The dot product is a fundamental operation in vector mathematics that combines two vectors to produce a single scalar value. It is denoted by a dot between two vectors, for example, \( \mathbf{u} \cdot \mathbf{v} \). Calculating the dot product helps us understand the directional relationship between vectors. The basic formula for the dot product of vectors \( \mathbf{u} = \langle a, b \rangle \) and \( \mathbf{v} = \langle c, d \rangle \) is given by:

• \( \mathbf{u} \cdot \mathbf{v} = a \cdot c + b \cdot d \)

In our exercise, this formula helped us determine that the vectors \( \mathbf{u} = \langle 0, -5 \rangle \) and \( \mathbf{v} = \langle 4, 0 \rangle \) have a dot product of 0, because:

• \( 0 \cdot 4 + (-5) \cdot 0 = 0 \)

When the dot product results in zero, it reveals something special about the vectors: they are perpendicular.

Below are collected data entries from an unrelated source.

sshash_amd/csrc/engine.hip:

```cpp
#include <hip/hip_runtime.h>

#include <algorithm>
#include <atomic>
#include <cstdlib>
#include <cstring>
#include <mutex>
#include <exception>
#include <stdexcept>
#include <thread>

#include "engine.hpp"
#include "hooks.hpp"
#include "replica.hpp"
#include "sktable.hpp"

namespace sshash_amd {

static void check_single_launch(uint64_t lanes, char const* what) {
    if (lanes >= (uint64_t(1) << 32))
        throw error(error_kind::argument, std::string(what) + ": at most 2^32 - 1 lanes per call (split the batch)");
}


int visible_device_count() {
// ... 124 lines not shown
    std::shared_lock<std::shared_mutex> lock(m_replicas_mutex);
    for (auto const& r : m_replicas)
        if (r->device == device) return true;
    return false;
}

std::vector<int> engine::devices() const {
    std::vector<int> d;
    std::shared_lock<std::shared_mutex> lock(m_replicas_mutex);
    for (auto const& r : m_replicas) d.push_back(r->device);
    return d;
}

uint64_t engine::device_bytes(int device) const { return replica(device)->bytes; }

void engine::device_stats(int device, uint64_t out[16]) const {
    device_replica const* r = replica(device);
    out[0] = r->bytes;
    out[1] = r->view.directory.enabled ? r->view.directory.num_buckets : 0;
    out[2] = r->directory_overflowed;
    out[3] = r->directory_entries;
    out[4] = r->view.sk.enabled ? uint64_t(r->view.sk.num_buckets) * SK_BUCKET_SLOTS +
                                      uint64_t(r->view.sk.kmer_buckets) * (r->view.k > 31 ? SK_BUCKET_SLOTS : SK_KMER_ENTRIES_NARROW)
                                : 0;
    out[5] = r->sk_keys;
    out[6] = r->sk_keys - r->sk_heavy_keys;
    out[7] = r->sk_unplaced;
    out[8] = r->sk_slots_used;
    out[9] = r->sk_heavy_keys;
    out[10] = r->sk_heavy_kmers;
    out[11] = r->view.sk.enabled ? 0 : r->sk_absent_reason;
    out[12] = r->sk_bytes;
    out[13] = r->view.sk.m;
    out[14] = out[15] = 0;
}

void engine::device_table_histogram(int device, uint64_t out[32]) const {
    device_replica const* r = replica(device);
    for (int i = 0; i < 32; ++i) out[i] = i < 20 && r->view.sk.enabled ? r->sk_histogram[i] : 0;
}

device_replica const* engine::replica(int device) const {
    std::shared_lock<std::shared_mutex> lock(m_replicas_mutex);
    for (auto const& r : m_replicas)
        if (r->device == device) return r.get();
    throw error(error_kind::no_device, "dictionary is not resident on device " + std::to_string(device) +
                             " (call sshash_to_device first)");
}

char const* isa_guard_state() {
#if defined(SSHASH_ISA_GUARDED)
    return "guarded";
#else
    return "plain";
#endif
}
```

Vector mathematics is an essential part of mathematics that involves the use of vectors, which are quantities that have both magnitude and direction. Vectors can be represented geometrically as arrows or numerically with sets of coordinates like \( \langle a, b \rangle \). Here are some key concepts of vector mathematics:

• Vectors have both direction and magnitude.
• They are often visualized as arrows pointing in space.
• Numeric representation in two dimensions uses pairs like \( \langle a, b \rangle \).
• Operations like addition, scalar multiplication, and dot product are common.

In our exercise, we dealt with vector operations using the dot product. This process involved breaking down the components of the vectors into their respective coordinates \( a, b \) and \( c, d \) to calculate how they function together. Understanding these basics allows us to assess vector behaviors like directionality and perpendicularity.

Vector perpendicularity is a noteworthy concept in vector mathematics, describing when two vectors meet at right angles (90 degrees). This perpendicular position is crucial as it signifies no component of one vector points along the direction of the other.

• Vectors are perpendicular when their dot product equals zero.
• Such a relationship implies they form an orthogonal pair.
• An orthogonal pair aligns at a 90-degree angle.

For the vectors \( \mathbf{u} \) and \( \mathbf{v} \) in our problem, we used the dot product to confirm their perpendicularity. With the simple calculation showing \( 0 \cdot 4 + (-5) \cdot 0 = 0 \), we determined that these two vectors are indeed perpendicular. This means \( \mathbf{u} \) lies entirely along one axis, while \( \mathbf{v} \) follows another, uniquely independent direction.